[Items from a dataset]

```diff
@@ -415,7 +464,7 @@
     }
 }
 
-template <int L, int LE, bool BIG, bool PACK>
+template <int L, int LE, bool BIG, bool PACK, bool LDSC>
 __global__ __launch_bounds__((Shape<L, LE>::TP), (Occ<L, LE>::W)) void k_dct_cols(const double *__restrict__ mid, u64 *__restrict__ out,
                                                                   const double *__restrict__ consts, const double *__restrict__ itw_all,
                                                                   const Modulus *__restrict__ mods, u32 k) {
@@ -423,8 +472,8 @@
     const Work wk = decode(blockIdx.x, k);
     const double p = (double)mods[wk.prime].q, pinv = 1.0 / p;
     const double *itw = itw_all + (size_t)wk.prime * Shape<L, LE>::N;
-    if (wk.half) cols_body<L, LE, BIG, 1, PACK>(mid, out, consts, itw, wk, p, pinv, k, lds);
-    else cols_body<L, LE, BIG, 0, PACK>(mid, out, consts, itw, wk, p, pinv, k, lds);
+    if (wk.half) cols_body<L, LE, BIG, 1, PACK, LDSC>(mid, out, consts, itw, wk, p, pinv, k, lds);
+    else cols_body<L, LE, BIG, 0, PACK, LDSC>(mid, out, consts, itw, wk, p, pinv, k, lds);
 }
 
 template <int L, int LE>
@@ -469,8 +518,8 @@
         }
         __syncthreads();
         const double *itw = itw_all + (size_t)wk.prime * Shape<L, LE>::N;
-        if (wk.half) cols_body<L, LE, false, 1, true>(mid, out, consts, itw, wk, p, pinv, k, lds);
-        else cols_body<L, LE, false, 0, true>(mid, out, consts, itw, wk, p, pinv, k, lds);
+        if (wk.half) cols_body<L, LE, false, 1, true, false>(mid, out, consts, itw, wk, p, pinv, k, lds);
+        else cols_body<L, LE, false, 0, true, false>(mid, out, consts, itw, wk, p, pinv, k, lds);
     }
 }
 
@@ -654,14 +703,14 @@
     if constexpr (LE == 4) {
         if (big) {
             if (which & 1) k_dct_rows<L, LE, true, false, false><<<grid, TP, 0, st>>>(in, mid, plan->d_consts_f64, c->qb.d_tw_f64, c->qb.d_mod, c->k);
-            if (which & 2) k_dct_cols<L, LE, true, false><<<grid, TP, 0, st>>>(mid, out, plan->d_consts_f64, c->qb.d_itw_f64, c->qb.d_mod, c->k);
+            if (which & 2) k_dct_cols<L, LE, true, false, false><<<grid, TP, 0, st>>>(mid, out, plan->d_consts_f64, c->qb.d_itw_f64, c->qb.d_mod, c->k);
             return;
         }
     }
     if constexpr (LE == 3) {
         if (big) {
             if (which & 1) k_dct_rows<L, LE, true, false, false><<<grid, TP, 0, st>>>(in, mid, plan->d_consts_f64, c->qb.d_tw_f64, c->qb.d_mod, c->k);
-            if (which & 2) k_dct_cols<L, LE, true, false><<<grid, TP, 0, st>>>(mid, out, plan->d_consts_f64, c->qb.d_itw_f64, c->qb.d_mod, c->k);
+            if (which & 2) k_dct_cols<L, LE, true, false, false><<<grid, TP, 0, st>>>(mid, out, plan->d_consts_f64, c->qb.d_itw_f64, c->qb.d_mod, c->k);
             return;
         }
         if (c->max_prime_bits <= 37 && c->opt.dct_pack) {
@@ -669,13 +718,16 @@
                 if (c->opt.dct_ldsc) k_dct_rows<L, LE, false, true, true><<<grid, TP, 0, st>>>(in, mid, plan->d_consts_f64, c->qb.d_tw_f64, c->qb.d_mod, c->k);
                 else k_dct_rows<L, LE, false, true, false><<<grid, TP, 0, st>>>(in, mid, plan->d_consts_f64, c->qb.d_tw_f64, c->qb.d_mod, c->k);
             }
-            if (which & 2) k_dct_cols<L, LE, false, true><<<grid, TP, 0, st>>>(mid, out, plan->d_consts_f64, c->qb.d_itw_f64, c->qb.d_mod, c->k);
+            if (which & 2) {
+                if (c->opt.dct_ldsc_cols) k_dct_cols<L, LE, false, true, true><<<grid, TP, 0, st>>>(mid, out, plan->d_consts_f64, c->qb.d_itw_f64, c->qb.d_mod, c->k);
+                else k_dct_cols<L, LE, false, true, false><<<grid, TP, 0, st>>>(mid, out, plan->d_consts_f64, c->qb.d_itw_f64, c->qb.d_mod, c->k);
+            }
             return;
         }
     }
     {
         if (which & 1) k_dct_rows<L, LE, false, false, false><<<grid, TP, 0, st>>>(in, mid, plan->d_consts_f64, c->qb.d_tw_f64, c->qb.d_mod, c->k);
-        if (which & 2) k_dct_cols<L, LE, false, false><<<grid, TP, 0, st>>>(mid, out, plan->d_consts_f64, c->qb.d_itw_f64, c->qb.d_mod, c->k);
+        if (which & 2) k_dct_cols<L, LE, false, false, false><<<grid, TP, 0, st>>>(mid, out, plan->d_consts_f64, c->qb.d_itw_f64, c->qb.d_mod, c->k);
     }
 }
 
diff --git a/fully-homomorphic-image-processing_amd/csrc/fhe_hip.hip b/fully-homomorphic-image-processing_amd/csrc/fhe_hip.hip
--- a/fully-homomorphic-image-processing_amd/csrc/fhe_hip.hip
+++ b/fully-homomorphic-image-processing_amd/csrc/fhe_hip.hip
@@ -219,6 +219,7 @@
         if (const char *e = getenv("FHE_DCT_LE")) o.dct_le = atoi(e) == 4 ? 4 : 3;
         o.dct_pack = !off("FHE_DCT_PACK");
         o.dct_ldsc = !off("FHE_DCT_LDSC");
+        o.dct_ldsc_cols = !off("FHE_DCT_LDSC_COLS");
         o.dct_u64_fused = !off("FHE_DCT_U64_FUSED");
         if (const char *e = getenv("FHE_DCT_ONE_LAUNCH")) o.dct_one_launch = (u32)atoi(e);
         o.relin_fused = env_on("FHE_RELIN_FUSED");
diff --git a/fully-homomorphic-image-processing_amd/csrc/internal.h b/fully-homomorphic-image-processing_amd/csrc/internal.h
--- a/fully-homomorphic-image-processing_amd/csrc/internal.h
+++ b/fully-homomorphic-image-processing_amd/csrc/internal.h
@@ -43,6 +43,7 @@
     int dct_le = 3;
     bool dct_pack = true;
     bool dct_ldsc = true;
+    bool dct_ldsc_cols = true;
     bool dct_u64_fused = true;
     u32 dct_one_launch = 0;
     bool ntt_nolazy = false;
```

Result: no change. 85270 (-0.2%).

==

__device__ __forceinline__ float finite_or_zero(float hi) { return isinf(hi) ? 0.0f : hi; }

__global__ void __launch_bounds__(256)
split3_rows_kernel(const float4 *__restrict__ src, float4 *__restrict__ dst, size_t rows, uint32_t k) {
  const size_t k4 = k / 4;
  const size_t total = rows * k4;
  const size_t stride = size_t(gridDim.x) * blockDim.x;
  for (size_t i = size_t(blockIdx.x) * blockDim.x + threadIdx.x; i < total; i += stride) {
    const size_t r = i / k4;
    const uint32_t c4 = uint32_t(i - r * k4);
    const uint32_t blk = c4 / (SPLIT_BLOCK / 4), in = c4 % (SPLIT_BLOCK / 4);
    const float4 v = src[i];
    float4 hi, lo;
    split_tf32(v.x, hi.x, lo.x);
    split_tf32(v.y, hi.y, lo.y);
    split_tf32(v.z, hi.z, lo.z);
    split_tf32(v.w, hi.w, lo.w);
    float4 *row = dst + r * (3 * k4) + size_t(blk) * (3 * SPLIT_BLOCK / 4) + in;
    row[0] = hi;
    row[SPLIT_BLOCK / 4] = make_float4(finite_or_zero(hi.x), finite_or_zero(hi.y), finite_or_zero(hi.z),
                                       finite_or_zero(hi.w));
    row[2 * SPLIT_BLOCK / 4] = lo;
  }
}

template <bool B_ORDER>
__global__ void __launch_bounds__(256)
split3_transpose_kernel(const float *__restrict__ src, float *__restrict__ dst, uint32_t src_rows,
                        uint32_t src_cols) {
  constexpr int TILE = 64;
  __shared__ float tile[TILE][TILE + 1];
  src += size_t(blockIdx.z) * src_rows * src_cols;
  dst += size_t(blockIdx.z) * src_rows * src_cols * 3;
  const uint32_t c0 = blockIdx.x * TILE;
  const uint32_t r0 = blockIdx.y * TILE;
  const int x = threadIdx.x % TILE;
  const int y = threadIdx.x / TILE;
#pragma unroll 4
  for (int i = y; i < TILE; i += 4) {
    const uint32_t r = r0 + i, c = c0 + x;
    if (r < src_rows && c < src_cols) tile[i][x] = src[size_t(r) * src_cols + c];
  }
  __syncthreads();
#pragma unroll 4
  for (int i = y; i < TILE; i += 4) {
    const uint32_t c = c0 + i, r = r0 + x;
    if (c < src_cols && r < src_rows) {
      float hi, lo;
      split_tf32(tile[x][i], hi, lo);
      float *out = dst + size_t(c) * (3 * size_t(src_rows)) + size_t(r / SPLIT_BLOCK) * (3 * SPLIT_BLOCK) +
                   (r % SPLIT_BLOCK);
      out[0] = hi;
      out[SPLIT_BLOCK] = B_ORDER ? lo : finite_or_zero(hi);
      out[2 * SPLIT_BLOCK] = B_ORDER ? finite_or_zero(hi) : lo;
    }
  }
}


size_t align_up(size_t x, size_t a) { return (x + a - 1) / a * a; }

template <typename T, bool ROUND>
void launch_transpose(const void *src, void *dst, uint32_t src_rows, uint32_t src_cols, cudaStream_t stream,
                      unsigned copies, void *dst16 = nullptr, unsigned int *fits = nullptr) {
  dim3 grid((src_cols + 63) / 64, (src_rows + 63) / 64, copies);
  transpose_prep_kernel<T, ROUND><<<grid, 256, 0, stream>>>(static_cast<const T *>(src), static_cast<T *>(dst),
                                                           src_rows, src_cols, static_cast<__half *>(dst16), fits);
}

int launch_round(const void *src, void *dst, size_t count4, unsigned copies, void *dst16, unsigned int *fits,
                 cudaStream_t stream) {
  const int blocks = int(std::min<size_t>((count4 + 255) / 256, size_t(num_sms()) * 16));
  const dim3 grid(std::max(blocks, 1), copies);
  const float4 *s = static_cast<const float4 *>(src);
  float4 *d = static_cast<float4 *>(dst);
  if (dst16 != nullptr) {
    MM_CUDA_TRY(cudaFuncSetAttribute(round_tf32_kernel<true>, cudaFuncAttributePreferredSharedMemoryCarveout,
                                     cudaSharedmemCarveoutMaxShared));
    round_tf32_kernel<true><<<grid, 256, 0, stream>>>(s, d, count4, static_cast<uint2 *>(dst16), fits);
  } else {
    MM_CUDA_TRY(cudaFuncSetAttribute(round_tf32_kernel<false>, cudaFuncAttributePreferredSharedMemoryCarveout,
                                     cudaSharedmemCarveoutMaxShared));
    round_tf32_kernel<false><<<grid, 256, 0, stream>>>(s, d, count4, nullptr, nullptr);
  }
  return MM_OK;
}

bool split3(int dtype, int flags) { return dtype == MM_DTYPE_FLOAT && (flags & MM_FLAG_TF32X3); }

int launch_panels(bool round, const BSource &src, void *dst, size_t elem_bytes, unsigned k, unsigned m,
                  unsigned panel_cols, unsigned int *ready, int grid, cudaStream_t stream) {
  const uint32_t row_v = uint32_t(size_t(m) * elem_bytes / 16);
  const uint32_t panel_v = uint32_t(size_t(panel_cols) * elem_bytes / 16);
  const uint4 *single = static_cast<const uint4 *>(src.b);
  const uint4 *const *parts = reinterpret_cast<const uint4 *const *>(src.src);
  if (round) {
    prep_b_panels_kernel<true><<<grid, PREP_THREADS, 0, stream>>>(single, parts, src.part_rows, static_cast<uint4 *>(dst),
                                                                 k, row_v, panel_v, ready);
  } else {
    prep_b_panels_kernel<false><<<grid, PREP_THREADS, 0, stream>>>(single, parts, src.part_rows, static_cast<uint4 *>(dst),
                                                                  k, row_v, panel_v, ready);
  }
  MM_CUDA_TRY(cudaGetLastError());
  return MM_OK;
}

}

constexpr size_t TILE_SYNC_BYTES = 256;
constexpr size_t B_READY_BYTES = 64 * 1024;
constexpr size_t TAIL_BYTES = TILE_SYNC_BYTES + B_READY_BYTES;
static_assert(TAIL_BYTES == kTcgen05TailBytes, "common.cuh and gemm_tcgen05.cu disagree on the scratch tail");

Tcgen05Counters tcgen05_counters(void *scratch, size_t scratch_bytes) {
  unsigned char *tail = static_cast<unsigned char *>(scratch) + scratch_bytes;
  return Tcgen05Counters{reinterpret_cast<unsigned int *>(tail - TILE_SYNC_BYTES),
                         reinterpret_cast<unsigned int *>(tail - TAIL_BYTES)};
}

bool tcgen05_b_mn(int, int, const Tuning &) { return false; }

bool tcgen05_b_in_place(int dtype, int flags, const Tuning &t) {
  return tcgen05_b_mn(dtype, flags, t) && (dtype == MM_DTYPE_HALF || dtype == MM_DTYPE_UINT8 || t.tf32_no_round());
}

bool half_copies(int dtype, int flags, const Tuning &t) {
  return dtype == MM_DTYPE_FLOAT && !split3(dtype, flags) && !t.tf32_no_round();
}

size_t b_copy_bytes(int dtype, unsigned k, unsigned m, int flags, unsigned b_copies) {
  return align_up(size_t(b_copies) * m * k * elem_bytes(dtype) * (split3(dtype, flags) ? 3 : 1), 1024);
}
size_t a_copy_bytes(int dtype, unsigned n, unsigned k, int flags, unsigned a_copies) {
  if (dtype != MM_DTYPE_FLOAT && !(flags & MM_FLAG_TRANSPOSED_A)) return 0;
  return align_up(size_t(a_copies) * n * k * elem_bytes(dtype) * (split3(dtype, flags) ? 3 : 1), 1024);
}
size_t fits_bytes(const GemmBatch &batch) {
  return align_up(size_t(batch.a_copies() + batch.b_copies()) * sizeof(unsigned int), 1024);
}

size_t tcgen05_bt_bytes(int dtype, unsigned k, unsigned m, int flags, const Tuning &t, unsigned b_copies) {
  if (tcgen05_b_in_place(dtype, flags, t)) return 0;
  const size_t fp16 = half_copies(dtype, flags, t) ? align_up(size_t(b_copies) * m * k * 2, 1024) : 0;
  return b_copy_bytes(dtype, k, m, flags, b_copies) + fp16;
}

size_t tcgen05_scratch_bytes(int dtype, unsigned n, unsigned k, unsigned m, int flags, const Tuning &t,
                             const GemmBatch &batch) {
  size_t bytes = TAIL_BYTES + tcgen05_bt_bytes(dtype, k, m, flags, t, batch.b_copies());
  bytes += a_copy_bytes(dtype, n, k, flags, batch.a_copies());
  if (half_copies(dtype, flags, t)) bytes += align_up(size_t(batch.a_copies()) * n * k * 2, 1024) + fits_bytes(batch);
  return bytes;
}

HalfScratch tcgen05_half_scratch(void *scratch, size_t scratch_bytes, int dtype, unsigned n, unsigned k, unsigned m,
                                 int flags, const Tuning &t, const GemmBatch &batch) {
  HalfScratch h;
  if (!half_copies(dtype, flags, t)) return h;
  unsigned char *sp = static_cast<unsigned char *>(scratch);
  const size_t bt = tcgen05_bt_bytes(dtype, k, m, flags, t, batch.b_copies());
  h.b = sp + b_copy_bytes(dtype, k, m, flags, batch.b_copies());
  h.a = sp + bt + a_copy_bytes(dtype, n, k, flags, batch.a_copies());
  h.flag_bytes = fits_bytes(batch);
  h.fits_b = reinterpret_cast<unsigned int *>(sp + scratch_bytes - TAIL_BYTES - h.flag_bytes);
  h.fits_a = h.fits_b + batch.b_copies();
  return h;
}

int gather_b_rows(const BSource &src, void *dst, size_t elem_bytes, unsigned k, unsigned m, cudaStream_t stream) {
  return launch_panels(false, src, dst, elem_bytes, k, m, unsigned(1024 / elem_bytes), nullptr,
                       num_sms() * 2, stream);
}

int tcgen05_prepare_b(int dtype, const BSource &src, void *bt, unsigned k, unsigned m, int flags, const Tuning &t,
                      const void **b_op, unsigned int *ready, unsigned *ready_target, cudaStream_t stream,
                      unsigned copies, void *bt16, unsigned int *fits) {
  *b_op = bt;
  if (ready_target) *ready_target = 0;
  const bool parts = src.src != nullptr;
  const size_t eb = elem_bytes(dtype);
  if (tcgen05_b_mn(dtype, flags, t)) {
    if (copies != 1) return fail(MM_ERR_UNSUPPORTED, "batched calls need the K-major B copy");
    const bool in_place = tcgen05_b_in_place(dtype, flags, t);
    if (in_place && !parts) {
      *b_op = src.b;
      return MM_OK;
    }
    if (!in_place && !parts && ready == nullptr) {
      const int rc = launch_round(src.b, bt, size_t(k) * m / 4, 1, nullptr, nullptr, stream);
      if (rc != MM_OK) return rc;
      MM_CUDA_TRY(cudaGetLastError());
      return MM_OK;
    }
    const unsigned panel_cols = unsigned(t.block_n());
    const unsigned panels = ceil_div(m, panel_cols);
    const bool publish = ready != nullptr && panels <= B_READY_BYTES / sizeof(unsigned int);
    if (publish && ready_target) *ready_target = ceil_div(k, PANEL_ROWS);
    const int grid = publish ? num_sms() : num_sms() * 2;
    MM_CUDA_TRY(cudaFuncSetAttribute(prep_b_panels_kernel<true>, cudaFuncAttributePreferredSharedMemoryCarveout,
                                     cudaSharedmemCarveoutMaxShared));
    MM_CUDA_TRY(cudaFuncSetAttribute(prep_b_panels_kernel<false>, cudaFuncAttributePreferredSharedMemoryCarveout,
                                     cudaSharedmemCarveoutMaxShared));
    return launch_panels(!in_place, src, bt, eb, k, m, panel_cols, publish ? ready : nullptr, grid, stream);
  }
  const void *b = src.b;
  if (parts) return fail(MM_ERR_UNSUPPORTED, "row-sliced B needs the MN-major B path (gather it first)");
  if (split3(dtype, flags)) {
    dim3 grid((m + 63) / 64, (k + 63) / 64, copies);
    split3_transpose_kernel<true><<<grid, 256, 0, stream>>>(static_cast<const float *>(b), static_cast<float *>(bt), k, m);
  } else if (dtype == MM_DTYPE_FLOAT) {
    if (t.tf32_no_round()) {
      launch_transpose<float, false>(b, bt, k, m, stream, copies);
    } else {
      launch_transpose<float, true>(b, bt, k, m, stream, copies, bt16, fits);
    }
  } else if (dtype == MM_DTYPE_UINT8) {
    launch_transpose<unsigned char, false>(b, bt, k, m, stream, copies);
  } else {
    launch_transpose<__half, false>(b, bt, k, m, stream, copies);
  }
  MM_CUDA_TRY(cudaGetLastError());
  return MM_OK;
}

* * *

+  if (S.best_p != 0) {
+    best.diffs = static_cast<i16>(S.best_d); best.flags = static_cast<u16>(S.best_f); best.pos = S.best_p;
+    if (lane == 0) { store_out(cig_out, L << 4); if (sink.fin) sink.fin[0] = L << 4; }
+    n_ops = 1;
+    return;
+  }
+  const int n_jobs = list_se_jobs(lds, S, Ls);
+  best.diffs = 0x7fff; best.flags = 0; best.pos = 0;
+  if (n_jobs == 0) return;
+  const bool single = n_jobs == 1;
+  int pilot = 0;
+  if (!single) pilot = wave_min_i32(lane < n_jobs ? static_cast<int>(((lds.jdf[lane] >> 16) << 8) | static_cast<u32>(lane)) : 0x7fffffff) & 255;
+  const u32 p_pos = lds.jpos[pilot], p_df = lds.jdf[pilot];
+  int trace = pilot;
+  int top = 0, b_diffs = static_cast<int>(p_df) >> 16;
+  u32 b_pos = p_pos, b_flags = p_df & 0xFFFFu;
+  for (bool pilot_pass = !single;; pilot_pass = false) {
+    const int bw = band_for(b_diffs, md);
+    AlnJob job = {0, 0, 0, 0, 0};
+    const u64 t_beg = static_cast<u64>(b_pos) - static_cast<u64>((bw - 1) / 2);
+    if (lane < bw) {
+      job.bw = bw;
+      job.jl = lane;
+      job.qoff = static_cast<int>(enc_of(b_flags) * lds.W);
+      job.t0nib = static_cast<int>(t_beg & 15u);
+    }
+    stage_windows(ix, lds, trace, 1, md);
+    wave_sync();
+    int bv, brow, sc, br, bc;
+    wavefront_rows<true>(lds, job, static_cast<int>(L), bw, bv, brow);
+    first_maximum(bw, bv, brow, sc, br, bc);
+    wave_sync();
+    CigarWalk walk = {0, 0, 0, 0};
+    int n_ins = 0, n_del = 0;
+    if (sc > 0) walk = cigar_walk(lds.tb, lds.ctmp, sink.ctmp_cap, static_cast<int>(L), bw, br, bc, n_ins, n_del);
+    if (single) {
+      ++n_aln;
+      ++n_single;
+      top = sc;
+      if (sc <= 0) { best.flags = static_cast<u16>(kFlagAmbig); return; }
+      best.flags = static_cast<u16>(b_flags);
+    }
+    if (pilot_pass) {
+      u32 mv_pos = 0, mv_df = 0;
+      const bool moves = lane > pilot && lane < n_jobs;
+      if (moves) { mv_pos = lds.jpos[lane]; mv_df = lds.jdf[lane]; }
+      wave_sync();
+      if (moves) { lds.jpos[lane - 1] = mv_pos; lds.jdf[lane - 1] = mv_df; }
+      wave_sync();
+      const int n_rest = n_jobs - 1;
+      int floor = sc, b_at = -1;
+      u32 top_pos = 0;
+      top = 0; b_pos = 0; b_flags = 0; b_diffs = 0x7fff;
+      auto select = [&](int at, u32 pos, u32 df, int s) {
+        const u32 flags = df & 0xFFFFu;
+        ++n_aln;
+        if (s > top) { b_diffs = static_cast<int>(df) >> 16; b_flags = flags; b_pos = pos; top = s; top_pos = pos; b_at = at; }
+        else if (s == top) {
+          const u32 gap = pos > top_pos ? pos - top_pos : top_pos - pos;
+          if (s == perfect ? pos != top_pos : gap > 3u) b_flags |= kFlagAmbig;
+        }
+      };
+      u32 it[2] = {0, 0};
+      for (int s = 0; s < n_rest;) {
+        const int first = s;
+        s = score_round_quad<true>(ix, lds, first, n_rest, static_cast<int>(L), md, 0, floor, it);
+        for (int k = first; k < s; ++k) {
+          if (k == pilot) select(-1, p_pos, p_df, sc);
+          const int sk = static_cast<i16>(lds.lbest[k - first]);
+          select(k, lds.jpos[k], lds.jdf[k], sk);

→ Task
From the entries above, give again exactly the lines running from the line with "n_jobs - 1;" to the line with "int first = s;"; include both of those lines.

→ Result of this task
+      const int n_rest = n_jobs - 1;
+      int floor = sc, b_at = -1;
+      u32 top_pos = 0;
+      top = 0; b_pos = 0; b_flags = 0; b_diffs = 0x7fff;
+      auto select = [&](int at, u32 pos, u32 df, int s) {
+        const u32 flags = df & 0xFFFFu;
+        ++n_aln;
+        if (s > top) { b_diffs = static_cast<int>(df) >> 16; b_flags = flags; b_pos = pos; top = s; top_pos = pos; b_at = at; }
+        else if (s == top) {
+          const u32 gap = pos > top_pos ? pos - top_pos : top_pos - pos;
+          if (s == perfect ? pos != top_pos : gap > 3u) b_flags |= kFlagAmbig;
+        }
+      };
+      u32 it[2] = {0, 0};
+      for (int s = 0; s < n_rest;) {
+        const int first = s;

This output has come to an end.